Reproduce this listing from its first line through the line with "else wait_vmcnt<0>();", inclusive, leaving out all that follows.

• • • • •

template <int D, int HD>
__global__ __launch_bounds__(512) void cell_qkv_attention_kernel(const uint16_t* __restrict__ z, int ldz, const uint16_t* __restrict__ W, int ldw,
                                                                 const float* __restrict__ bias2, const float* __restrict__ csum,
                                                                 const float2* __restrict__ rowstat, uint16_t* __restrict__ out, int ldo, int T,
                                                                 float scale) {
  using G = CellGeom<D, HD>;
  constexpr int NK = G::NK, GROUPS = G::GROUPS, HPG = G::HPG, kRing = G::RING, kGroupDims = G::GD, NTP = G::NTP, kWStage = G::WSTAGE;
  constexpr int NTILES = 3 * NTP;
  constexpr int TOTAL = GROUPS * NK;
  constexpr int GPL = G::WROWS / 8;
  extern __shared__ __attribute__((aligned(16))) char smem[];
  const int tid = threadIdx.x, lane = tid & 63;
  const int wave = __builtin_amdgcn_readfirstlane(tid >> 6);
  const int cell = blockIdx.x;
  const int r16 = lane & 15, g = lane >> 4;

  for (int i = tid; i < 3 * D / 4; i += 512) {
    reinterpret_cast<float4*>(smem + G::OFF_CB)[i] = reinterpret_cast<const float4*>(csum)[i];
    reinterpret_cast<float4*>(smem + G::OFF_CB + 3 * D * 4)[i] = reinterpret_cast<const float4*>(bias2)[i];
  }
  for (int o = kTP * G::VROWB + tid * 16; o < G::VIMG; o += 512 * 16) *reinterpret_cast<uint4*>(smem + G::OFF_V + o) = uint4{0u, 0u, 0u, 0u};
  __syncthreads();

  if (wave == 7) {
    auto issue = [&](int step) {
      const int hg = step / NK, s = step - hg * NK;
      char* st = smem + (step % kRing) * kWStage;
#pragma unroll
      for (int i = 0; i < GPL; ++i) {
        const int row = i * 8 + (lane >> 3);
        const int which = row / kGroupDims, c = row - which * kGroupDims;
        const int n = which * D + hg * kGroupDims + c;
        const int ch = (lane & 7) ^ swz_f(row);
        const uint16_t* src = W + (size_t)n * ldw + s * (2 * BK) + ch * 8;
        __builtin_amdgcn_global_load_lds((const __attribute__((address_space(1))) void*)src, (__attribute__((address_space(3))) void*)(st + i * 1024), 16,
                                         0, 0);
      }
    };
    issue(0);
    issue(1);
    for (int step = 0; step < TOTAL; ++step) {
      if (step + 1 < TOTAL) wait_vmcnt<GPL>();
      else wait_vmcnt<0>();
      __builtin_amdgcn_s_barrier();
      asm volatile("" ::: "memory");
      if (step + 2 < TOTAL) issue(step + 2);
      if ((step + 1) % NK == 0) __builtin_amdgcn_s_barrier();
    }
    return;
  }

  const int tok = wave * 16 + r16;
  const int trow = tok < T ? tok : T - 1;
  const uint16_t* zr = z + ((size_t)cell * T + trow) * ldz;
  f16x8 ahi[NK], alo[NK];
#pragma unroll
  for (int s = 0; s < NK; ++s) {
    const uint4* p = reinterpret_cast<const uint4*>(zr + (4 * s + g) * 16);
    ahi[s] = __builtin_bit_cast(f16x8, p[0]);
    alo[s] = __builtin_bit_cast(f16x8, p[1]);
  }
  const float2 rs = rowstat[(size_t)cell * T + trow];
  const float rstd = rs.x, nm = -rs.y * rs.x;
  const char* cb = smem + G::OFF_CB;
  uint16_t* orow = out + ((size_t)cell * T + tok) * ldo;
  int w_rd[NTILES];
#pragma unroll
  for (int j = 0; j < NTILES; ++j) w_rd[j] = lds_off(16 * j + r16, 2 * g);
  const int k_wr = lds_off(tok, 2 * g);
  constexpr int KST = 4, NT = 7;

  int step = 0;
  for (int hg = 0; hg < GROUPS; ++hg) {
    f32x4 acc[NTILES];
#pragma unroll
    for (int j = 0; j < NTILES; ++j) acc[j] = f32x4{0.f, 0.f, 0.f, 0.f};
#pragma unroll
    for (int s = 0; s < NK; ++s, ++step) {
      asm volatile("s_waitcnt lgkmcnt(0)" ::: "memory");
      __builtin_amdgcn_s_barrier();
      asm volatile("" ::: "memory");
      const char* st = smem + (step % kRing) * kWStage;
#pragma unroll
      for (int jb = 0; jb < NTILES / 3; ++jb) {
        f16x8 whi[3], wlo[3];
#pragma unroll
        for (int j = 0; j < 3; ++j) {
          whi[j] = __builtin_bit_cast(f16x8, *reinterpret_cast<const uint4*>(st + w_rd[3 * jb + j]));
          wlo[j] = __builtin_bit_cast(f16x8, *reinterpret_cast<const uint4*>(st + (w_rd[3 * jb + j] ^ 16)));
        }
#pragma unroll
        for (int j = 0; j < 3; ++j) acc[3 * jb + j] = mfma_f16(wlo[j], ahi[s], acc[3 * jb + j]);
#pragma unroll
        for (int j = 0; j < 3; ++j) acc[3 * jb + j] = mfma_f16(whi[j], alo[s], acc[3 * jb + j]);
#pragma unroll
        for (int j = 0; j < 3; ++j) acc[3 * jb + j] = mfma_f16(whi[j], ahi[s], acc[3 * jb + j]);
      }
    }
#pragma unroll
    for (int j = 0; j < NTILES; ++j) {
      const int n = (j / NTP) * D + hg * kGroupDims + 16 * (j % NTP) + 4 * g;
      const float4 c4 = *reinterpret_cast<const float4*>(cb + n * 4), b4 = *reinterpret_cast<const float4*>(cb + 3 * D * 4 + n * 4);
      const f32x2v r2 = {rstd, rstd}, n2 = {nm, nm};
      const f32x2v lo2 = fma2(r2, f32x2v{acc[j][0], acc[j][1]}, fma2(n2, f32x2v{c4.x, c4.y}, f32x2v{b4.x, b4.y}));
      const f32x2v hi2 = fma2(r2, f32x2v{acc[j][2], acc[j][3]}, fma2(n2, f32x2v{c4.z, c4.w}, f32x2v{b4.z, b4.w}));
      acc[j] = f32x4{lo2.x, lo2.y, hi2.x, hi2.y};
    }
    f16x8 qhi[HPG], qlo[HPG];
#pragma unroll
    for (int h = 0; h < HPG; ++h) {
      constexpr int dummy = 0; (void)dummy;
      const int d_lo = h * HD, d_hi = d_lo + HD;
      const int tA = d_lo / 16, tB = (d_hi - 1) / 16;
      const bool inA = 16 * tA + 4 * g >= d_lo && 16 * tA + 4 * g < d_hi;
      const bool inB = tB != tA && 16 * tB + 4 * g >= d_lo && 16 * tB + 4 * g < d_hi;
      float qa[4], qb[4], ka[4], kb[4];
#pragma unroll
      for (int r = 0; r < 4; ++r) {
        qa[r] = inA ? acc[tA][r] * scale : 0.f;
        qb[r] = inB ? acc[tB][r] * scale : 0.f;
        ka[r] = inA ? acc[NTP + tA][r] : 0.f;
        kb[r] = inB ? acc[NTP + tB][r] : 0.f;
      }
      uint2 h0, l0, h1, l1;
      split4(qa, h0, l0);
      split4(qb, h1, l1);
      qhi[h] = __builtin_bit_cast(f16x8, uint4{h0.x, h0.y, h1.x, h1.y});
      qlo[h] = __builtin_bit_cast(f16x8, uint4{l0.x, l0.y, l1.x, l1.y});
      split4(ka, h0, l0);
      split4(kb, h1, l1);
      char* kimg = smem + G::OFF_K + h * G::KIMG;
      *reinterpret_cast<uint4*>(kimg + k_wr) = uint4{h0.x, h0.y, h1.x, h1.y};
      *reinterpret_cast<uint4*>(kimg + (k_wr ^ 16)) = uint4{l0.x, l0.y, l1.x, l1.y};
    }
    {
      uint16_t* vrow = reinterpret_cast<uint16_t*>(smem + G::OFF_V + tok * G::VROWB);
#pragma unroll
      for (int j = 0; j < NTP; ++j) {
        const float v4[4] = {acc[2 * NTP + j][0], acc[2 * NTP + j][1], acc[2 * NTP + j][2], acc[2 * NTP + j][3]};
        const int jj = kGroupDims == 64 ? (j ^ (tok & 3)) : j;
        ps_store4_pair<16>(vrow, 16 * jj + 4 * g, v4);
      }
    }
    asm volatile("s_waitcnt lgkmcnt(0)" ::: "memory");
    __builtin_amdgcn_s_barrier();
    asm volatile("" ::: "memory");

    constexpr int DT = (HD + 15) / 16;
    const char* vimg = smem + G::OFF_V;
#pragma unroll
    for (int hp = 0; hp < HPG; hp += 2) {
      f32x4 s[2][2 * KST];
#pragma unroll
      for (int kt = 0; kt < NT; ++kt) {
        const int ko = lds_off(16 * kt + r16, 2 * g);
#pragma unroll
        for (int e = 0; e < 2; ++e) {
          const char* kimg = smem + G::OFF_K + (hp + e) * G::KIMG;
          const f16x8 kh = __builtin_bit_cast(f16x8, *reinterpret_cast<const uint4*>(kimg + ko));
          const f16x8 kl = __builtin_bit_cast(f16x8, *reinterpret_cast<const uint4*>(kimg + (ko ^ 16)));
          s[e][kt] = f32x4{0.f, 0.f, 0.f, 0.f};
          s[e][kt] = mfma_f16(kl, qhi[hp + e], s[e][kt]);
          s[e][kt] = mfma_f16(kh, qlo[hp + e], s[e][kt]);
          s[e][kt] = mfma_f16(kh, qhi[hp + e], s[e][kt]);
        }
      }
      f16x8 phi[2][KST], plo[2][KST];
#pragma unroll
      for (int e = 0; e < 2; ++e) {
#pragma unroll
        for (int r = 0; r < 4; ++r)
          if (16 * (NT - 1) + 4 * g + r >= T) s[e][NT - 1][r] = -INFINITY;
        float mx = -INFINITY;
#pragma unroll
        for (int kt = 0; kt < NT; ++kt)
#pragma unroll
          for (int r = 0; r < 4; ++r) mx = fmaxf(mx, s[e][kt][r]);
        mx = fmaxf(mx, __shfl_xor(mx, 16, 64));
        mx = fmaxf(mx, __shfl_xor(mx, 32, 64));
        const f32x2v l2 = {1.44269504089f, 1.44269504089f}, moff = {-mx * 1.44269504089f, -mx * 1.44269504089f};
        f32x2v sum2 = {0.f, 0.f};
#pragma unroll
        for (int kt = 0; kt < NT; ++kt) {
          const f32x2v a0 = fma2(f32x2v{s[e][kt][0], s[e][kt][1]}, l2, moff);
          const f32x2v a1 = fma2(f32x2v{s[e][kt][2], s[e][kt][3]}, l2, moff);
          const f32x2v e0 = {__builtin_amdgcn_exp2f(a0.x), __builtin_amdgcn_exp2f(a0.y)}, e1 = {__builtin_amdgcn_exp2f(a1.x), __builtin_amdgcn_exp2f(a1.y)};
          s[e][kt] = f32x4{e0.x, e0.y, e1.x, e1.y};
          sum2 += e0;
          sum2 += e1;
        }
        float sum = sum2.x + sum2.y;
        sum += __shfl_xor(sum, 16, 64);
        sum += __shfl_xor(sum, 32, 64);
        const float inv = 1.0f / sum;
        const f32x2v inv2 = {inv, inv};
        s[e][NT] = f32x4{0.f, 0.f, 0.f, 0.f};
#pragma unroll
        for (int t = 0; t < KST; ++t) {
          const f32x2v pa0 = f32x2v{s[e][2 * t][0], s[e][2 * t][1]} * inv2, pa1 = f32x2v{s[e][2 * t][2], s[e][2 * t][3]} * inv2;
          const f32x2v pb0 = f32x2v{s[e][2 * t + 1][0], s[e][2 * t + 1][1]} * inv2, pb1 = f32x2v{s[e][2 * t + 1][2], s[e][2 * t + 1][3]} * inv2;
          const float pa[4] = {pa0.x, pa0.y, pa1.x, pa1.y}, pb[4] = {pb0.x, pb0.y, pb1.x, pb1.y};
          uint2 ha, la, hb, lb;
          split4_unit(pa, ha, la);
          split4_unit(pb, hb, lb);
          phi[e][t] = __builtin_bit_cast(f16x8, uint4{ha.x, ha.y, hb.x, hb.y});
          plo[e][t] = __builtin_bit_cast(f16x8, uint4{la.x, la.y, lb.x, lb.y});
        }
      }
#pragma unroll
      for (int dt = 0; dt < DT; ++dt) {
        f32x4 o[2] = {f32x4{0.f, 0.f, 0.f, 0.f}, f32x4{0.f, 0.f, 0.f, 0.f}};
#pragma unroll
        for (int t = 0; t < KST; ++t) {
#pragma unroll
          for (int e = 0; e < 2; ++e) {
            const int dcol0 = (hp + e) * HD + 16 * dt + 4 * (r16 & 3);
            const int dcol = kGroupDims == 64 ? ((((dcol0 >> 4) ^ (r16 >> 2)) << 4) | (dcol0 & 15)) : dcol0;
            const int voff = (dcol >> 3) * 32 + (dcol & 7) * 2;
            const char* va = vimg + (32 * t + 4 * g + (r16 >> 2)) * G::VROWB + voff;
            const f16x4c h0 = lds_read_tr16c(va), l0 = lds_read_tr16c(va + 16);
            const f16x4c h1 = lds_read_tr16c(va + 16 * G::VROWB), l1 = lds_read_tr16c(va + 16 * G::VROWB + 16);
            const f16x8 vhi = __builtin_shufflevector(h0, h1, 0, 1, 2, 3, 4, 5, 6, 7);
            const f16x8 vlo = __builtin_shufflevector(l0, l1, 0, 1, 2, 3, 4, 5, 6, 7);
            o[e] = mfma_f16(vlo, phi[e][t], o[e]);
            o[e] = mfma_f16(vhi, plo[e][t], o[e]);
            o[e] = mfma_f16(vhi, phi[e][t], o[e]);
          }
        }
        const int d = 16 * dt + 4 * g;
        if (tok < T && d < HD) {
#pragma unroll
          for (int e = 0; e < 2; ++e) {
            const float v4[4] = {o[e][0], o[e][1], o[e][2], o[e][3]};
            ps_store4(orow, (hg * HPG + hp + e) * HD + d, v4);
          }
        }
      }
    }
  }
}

• • • • •

> _Answer section_:
template <int D, int HD>
__global__ __launch_bounds__(512) void cell_qkv_attention_kernel(const uint16_t* __restrict__ z, int ldz, const uint16_t* __restrict__ W, int ldw,
                                                                 const float* __restrict__ bias2, const float* __restrict__ csum,
                                                                 const float2* __restrict__ rowstat, uint16_t* __restrict__ out, int ldo, int T,
                                                                 float scale) {
  using G = CellGeom<D, HD>;
  constexpr int NK = G::NK, GROUPS = G::GROUPS, HPG = G::HPG, kRing = G::RING, kGroupDims = G::GD, NTP = G::NTP, kWStage = G::WSTAGE;
  constexpr int NTILES = 3 * NTP;
  constexpr int TOTAL = GROUPS * NK;
  constexpr int GPL = G::WROWS / 8;
  extern __shared__ __attribute__((aligned(16))) char smem[];
  const int tid = threadIdx.x, lane = tid & 63;
  const int wave = __builtin_amdgcn_readfirstlane(tid >> 6);
  const int cell = blockIdx.x;
  const int r16 = lane & 15, g = lane >> 4;

  for (int i = tid; i < 3 * D / 4; i += 512) {
    reinterpret_cast<float4*>(smem + G::OFF_CB)[i] = reinterpret_cast<const float4*>(csum)[i];
    reinterpret_cast<float4*>(smem + G::OFF_CB + 3 * D * 4)[i] = reinterpret_cast<const float4*>(bias2)[i];
  }
  for (int o = kTP * G::VROWB + tid * 16; o < G::VIMG; o += 512 * 16) *reinterpret_cast<uint4*>(smem + G::OFF_V + o) = uint4{0u, 0u, 0u, 0u};
  __syncthreads();

  if (wave == 7) {
    auto issue = [&](int step) {
      const int hg = step / NK, s = step - hg * NK;
      char* st = smem + (step % kRing) * kWStage;
#pragma unroll
      for (int i = 0; i < GPL; ++i) {
        const int row = i * 8 + (lane >> 3);
        const int which = row / kGroupDims, c = row - which * kGroupDims;
        const int n = which * D + hg * kGroupDims + c;
        const int ch = (lane & 7) ^ swz_f(row);
        const uint16_t* src = W + (size_t)n * ldw + s * (2 * BK) + ch * 8;
        __builtin_amdgcn_global_load_lds((const __attribute__((address_space(1))) void*)src, (__attribute__((address_space(3))) void*)(st + i * 1024), 16,
                                         0, 0);
      }
    };
    issue(0);
    issue(1);
    for (int step = 0; step < TOTAL; ++step) {
      if (step + 1 < TOTAL) wait_vmcnt<GPL>();
      else wait_vmcnt<0>();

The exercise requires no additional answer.